* _TASK PROMPT_: Your task is to gather the lines below that hold the string "PlacementReport".

* _DATA LISTING_:

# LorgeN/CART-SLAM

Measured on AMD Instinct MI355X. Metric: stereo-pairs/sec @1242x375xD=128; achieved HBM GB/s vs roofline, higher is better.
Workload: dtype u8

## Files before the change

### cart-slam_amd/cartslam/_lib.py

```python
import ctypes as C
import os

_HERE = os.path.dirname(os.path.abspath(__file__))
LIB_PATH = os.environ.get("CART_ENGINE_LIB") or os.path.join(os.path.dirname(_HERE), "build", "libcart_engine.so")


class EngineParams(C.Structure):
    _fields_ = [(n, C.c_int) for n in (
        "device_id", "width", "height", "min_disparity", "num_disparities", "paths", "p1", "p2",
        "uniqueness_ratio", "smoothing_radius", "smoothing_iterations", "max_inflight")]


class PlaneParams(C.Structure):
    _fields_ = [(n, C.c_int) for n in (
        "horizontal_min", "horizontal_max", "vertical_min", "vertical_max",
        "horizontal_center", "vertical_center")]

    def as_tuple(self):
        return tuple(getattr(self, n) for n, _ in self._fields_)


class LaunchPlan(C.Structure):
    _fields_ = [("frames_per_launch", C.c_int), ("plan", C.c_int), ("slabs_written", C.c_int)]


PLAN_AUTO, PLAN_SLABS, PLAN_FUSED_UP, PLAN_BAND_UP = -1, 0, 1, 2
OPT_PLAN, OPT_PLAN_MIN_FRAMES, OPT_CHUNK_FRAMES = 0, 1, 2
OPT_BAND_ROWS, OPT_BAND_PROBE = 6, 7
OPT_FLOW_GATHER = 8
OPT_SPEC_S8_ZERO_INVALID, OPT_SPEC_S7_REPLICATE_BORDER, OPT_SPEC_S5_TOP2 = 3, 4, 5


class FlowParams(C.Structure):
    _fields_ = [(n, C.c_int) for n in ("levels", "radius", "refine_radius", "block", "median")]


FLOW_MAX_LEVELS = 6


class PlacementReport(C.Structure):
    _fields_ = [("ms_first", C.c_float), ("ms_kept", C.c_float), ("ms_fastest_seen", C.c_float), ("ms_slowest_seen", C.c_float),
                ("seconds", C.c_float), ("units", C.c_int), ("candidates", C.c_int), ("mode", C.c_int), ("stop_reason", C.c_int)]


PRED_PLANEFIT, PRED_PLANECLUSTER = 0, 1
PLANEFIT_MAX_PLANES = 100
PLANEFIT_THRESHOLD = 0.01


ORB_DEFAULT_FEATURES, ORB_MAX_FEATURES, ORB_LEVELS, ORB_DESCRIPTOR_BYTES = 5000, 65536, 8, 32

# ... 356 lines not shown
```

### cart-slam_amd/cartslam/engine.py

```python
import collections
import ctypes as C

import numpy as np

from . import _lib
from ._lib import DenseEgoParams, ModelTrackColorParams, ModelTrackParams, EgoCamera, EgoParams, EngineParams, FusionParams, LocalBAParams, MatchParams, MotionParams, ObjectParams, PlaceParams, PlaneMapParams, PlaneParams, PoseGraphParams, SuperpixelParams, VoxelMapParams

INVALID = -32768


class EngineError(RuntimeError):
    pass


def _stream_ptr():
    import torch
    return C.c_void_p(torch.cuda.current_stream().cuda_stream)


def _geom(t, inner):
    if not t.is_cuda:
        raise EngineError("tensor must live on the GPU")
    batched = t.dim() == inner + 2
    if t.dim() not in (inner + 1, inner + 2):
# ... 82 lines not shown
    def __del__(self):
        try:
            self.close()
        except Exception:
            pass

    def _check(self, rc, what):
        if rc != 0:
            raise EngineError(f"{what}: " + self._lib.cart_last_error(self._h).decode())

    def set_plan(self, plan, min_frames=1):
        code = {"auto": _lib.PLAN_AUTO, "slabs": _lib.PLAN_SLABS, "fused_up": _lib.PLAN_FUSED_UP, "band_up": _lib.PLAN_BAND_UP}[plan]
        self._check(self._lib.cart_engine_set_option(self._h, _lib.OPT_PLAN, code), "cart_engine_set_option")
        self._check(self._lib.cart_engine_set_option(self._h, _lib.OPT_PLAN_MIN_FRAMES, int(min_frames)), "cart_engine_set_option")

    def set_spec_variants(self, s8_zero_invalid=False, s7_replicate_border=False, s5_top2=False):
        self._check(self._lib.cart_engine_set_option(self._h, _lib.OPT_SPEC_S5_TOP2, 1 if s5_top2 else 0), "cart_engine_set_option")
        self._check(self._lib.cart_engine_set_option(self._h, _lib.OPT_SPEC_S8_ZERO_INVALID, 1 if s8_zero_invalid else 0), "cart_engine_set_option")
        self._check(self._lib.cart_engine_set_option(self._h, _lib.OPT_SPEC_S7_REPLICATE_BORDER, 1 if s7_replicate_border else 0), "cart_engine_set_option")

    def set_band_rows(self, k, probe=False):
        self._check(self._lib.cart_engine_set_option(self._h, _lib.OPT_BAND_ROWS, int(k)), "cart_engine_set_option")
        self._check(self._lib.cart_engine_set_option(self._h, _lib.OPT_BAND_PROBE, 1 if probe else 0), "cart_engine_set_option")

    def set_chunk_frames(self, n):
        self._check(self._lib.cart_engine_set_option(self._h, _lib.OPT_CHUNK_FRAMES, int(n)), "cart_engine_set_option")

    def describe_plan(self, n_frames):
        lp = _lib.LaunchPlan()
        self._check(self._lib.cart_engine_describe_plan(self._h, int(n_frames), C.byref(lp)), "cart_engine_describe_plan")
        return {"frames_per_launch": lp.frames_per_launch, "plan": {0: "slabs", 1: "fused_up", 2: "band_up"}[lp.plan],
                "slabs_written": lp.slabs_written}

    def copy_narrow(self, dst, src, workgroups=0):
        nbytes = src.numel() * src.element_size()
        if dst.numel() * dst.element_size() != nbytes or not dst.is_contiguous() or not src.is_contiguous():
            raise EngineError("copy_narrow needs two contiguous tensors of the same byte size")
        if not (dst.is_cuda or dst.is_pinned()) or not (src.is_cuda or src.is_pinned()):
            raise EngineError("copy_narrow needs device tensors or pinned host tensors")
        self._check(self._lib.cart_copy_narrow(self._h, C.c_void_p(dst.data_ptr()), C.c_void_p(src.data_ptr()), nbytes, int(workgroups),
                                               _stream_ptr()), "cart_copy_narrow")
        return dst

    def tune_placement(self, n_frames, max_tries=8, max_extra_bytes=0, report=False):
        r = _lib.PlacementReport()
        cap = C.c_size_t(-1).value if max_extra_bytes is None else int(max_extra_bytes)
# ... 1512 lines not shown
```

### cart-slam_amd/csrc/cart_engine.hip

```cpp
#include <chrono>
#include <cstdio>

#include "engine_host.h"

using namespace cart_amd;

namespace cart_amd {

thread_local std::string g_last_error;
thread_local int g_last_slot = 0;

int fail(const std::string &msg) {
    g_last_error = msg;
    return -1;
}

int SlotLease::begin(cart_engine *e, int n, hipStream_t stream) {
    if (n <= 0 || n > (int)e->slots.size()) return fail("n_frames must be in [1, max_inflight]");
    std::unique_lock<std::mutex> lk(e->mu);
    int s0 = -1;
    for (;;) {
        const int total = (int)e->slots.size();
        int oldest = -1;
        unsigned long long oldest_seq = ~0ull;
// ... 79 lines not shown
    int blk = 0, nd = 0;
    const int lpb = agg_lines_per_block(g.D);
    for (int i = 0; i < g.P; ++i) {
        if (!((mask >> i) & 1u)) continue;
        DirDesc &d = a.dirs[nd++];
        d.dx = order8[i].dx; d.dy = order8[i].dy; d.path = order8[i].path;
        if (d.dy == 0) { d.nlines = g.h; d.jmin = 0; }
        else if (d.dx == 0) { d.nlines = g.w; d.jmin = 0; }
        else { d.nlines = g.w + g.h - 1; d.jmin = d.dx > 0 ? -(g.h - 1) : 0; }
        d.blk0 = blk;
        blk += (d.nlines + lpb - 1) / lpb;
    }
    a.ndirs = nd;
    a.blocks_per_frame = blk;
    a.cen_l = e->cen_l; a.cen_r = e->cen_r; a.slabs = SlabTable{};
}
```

* _YOUR SOLUTION_:
class PlacementReport(C.Structure):
        r = _lib.PlacementReport()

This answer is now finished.